The Houston Rockets had an impressive outing versus the Oklahoma City Thunder after an embarrassing loss against the Minnesota Timberwolves Wednesday night. They took care of business at home on Friday night, which was a surprising blowout. The Rockets didn't have to worry about Karl-Anthony Towns screaming at Alperen Sengun or Anthony Edwards telling Coach Silas to call a timeout. Instead, they took their frustrations out on the Thunder (another younger core).

"We responded and bounced back from that game 1," Silas said. "I wouldn't say it was taking anything out. It was just learning and applying to what you learn and that's going to be us this year. Applying to what you learn and getting better and having some games like we had the other day. Veteran teams have some games when they don't play as well they want."

Christian Wood led the way, as he controlled the paint on all aspects with rebounding and putbacks. He played an incredible game after having a poor performance versus the Timberwolves. Silas showed complete trust in allowing Wood to open sets, as he walked the ball down the court several times, and in transition too. Wood became aggressive on the perimeter with open shooting and tough shots, and long strides towards the rim. He finished the night with 31 points and 13 rebounds off 66 percent shooting from the field.

The young core for the Thunder had a tough night defending Wood from every aspect. Hopefully, he keeps this play up. Silas loved the space that was created throughout the game for Wood, which included the help from Eric Gordon, as he continued to play better. Wood continues to develop underneath the Silas umbrella. He had a great feel for off-the-dribble shooting a few times. Wood becomes more dangerous when space is created on the court.

"It allows me to show what I can do. It allows the floor to be open and I can create for other guys and create for myself," Wood said.

As Gordon continues to impress, his teammate Kevin Porter Jr was amazed with his performance.

Gordon looked marvelous inside and outside of the paint, as it looked like a time ripple. The younger guards of the Thunder had a tough time staying in front of Gordon. His size and strength gave the Thunder a huge problem. Gordon is shooting the ball better too, as he is shooting the three-ball at 70 percent this season. Although it's a small sample size, Gordon is trying to overcome his shooting struggles from last year. Gordon finished with 22 points on 66 percent shooting versus the Thunder.

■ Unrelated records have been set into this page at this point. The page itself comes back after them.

## Fuse trilinear upsample adjoint into voxel conv dgrad epilogue

Adds an UP2 epilogue to the bf16x3 voxel dgrad kernels. It applies the x2 trilinear upsample backward in registers: z is reduced with DPP lane shuffles and x is carried across planes, so the kernel writes a half-resolution partial result. A small finish kernel then reduces y and merges the segment boundaries. The upsampling decoder block now routes through the conv with up2_src, so the full-resolution dx tensor is never materialised and the separate upsample-backward pass is skipped. The cost is extra epilogue complexity, a workspace allocation, and the risk of boundary and segment-merge errors.

```diff
diff --git a/include/muvo_hip.h b/include/muvo_hip.h
--- a/include/muvo_hip.h
+++ b/include/muvo_hip.h
@@ -92,6 +92,9 @@
                         const float* dlogits, float* dx, float* dstyle, float* dhead_w, float* dhead_b, double* ws, int N, int C,
                         int CO, int64_t S, int act, float slope, void* stream);
 int muvo_conv_dgrad_accumulate(const muvo_conv_desc* d, const float* dy, const float* wp_dgrad, float* dx, void* stream);
+int64_t muvo_conv_dgrad_up2_ws_floats(const muvo_conv_desc* d);
+int muvo_conv_dgrad_up2(const muvo_conv_desc* d, const float* dy, const float* wp_dgrad, float* dx_low, float* ws, int64_t ws_floats,
+                        void* stream);
 int muvo_conv_prepare_dy(const muvo_conv_desc* d, const float* y, const float* dy, int act, float slope, void* ws_dy,
                          float* dbias, void* stream);
 int muvo_conv_prepare_dy_head_supported(const muvo_conv_desc* d, int CO);
diff --git a/muvo_amd/csrc/conv_gemm.hip b/muvo_amd/csrc/conv_gemm.hip
--- a/muvo_amd/csrc/conv_gemm.hip
+++ b/muvo_amd/csrc/conv_gemm.hip
@@ -1011,6 +1011,20 @@
   return run_phases(pl.dgr, pl.ndgr, dy, wp_dgrad, nullptr, dx, MUVO_ACT_NONE, 0.f, ws, (hipStream_t)stream, ws_valid != 0);
 }
 
+int64_t muvo_conv_dgrad_up2_ws_floats(const muvo_conv_desc* d) {
+  if (check_desc(d) || pw_applicable(d) || !vox_dgrad_ok(d) || !vox_uses_bf3(d, 1)) return 0;
+  return vox_dgrad_up2_ws_floats(d);
+}
+
+int muvo_conv_dgrad_up2(const muvo_conv_desc* d, const float* dy, const float* wp_dgrad, float* dx_low, float* ws, int64_t ws_floats,
+                        void* stream) {
+  int rc = check_desc(d);
+  if (rc) return rc;
+  MUVO_CHECK_ARG(dy && wp_dgrad && dx_low && ws, "conv_dgrad_up2: null pointer");
+  MUVO_CHECK_ARG(muvo_conv_dgrad_up2_ws_floats(d) > 0, "conv_dgrad_up2: shape not served (muvo_conv_dgrad_up2_ws_floats == 0)");
+  return vox_dgrad_up2(d, dy, wp_dgrad, dx_low, ws, (long)ws_floats, (hipStream_t)stream);
+}
+
 int muvo_conv_dgrad_accumulate(const muvo_conv_desc* d, const float* dy, const float* wp_dgrad, float* dx, void* stream) {
   int rc = check_desc(d);
   if (rc) return rc;
diff --git a/muvo_amd/csrc/conv_vox.h b/muvo_amd/csrc/conv_vox.h
--- a/muvo_amd/csrc/conv_vox.h
+++ b/muvo_amd/csrc/conv_vox.h
@@ -11,6 +11,9 @@
                 hipStream_t st, bool bf3, double* moments = nullptr, const float* aff = nullptr);
 bool vox_affine_ok(const muvo_conv_desc* d);
 int vox_dgrad(const muvo_conv_desc* d, const float* dy, const float* wp, float* dx, hipStream_t st, bool bf3);
+bool vox_dgrad_up2_shape_ok(const muvo_conv_desc* d);
+long vox_dgrad_up2_ws_floats(const muvo_conv_desc* d);
+int vox_dgrad_up2(const muvo_conv_desc* d, const float* dy, const float* wp, float* dx_low, float* ws, long ws_floats, hipStream_t st);
 bool vox_bf3_wgrad_shape_ok(const muvo_conv_desc* d);
 bool vox_wgrad_ps_only(const muvo_conv_desc* d);
 int vox_wgrad(const muvo_conv_desc* d, const float* x, const float* dz, float* dw, float* dbias, hipStream_t st, bool bf3,
diff --git a/muvo_amd/csrc/conv_vox.hip b/muvo_amd/csrc/conv_vox.hip
--- a/muvo_amd/csrc/conv_vox.hip
+++ b/muvo_amd/csrc/conv_vox.hip
@@ -346,11 +346,155 @@
   lo = __builtin_bit_cast(unsigned, l);
 }
 
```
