bool oz_tri_level(const gpe_ctx* c, const std::vector<std::array<int, 3>>& prs) {
  return oz_use(c) && !prs.empty() && (prs[0][1] - prs[0][0]) * TILE >= c->oz_tri_min;
}

int oz_prepare(gpe_ctx* c, Fact& F) {
  const int np2 = (int)(((c->n_pad + OZ_T - 1) / OZ_T) * OZ_T);
  if (c->n_pad == c->oz_npad && np2 == c->oz_np2 && c->oz_c.nmod == c->oz_nmod) return GPE_OK;
  c->oz_np2 = 0;
  c->oz_npad = 0;
  c->oz_chol_ready = false;
  c->oz_l21_valid = false;
  CHK(build_plan(c, F));
  const int N = c->oz_nmod;
  size_t planes = (size_t)oz_plane_bytes(np2) * N;
  size_t resid = (size_t)oz_lauum_shape(np2).res_bytes() * N;
  size_t scratch = 0, nex = (size_t)np2;
  std::vector<unsigned> all = oz_lauum_shape(np2).list();
  c->oz_list_len = (int)all.size();
  c->oz_lauum_ops = oz_lauum_shape(np2).ops(N);
  c->oz_tri.clear();
  for (const auto& prs : F.plan.tri_pairs) {
    if (!oz_tri_level(c, prs)) continue;
    for (const auto& pr : prs) {
      const OzTriPair q = oz_tri_pair_plan(pr[0], pr[1], pr[2], N, all);
      planes = std::max(planes, q.planes_bytes(N));
      resid = std::max(resid, q.resid_bytes(N));
      scratch = std::max(scratch, (size_t)q.Pa * q.Pb);
      nex = std::max(nex, (size_t)(q.Pa + q.Pb));
      c->oz_tri.push_back(q);
    }
  }
  if (const int hs = (&F == &c->tr) ? F.plan.split_h : 0) {
    const OzTriPair* have = nullptr;
    for (const OzTriPair& q : c->oz_tri)
      if (q.t0 == 0 && q.h == hs && q.t1 == F.NB) have = &q;
    const OzTriPair q = have ? *have : oz_tri_pair_plan(0, hs, F.NB, N, all);
    const std::vector<unsigned> ls = q.shape_schur().list();
    c->oz_chol_q = q;
    c->oz_chol_loff = (long long)all.size();
    c->oz_chol_llen = (int)ls.size();
    all.insert(all.end(), ls.begin(), ls.end());
    c->oz_chol_ops = q.shape_schur().ops(N);
    planes = std::max(planes, (size_t)N * q.Pb * q.Pa);
    resid = std::max(resid, (size_t)q.shape_schur().res_bytes() * N);
    nex = std::max(nex, (size_t)q.Pb);
    c->oz_chol_ready = true;
  }
  CHK(dalloc(c, &c->dozp, planes));
  CHK(dalloc(c, &c->dozr, resid));
  CHK(dalloc(c, &c->dozx, nex));
  CHK(dalloc(c, &c->dozt, scratch));
  CHK(dalloc(c, &c->dozl, all.size()));
  HIPCHK(c, hipMemcpy(c->dozl, all.data(), all.size() * sizeof(unsigned), hipMemcpyHostToDevice));
  c->oz_c = oz_consts(N, np2);
  c->oz_np2 = np2;
  c->oz_npad = c->n_pad;
  return GPE_OK;
}

int oz_gemm_crt(gpe_ctx* c, const OzConst& k, const OzProduct& p, double ops, double flops64,
                hipStream_t st = nullptr) {
  if (!st) st = c->stream;
  hipEvent_t e0 = nullptr, e1 = nullptr;
  if (c->prof) {
    while (c->oev_used + 2 > c->oev.size()) {
      hipEvent_t e;
      HIPCHK(c, hipEventCreate(&e));
      c->oev.push_back(e);
    }
    e0 = c->oev[c->oev_used];
    e1 = c->oev[c->oev_used + 1];
  }
  HIPCHK(c, oz_product_launch(st, k, p, e0, e1));
  if (c->prof) {
    c->oev_used += 2;
    c->oz_launches += 1.0;
    c->oz_ops += ops;
    c->oz_flops64 += flops64;
  }
  return GPE_OK;
}

int chol_schur(gpe_ctx* c, Fact& F, hipStream_t st, bool with_aug) {
  const Plan& pl = F.plan;
  const OzTriPair& q = c->oz_chol_q;
  if (!c->oz_chol_ready || q.h != pl.split_h) return fail(c, GPE_ERR_STATE, "internal error: split Cholesky without an int8 plan");
  if (with_aug) CHK(launch_gemm_range(c, pl.launches[pl.aug_mid], st));
  const long long ld = F.n_pad;
  oz_operand(st, c->oz_c, q.l21(F.A + (long long)q.h * TILE, ld), q.Pb, q.Pa, c->dozx, c->dozp);
  HIPCHK(c, hipGetLastError());
  const OzShape s = q.shape_schur();
  const OzOpnd l21{c->dozp, (long long)q.Pb * q.Pa, q.Pa, 0};
  CHK(oz_gemm_crt(c, c->oz_c,
                  OzProduct{s, l21, l21, c->dozl + c->oz_chol_loff, c->oz_chol_llen, c->dozr, s.res_bytes(),
                            OzOut{c->dozx, c->dozx, F.A + (long long)q.h * TILE * (ld + 1), ld, q.Rb, q.Rb, 1, -1.0, 1}},
                  c->oz_chol_ops, (double)q.Rb * q.Rb * q.Ra, st));
  c->oz_l21_valid = true;
  return GPE_OK;
}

"EG is the biggest part of this squad," Porter said. He comes in and just scores. We need somebody off the bench to do that. He is our guy when me and J come out, it's EG time and he knows that, and comes in aggressive. So much energy on the bench, and we need that every night from him if we want a chance to win."

As I recently mentioned Porter, his facilitation did look better versus the Thunder than the Timberwolves. Porter had nine turnovers in his first game but managed to have two Friday night. He made great slip passes and found open teammates in the open corner. Porter forced a good number of passes versus the Timberwolves but looked more relaxed Friday night. The hardest position in the NBA is the point guard position, but Silas will not allow Porter to fail. Instead of nine turnovers, Porter dished out nine assists. Silas said:

"Bounce back right, going from nine turnovers to nine assists… I think he had two turnovers tonight, which is great. He is making plays for his teammates, and he was really focused."

Porter's shiftiness and creative ability allowed his teammates to get open looks near the rim. He had 18 points because of his step-back threes and first step going towards the basket. Thankfully, Porter is a great ball handler, which confuses defenders on different spots on the court. It's almost like watching a ballerina skate on ice in the Olympics. Hopefully, his confidence continues to get better throughout the year. Porter shot the three-ball at 50 percent tonight. Efficiency is key for Porter this year.

"I'm just trying to let the game slow down," Porter said. "I had a lot of turnovers last game and I just wanted to piggyback and learn from them and learn from some of my forced passes and reads. And sometimes I still force it a little bit. My guys hate that, and sometimes I'm still passive and I'm working on that. When to pass and score and bounce it out, and tonight I felt like I did a good job of that."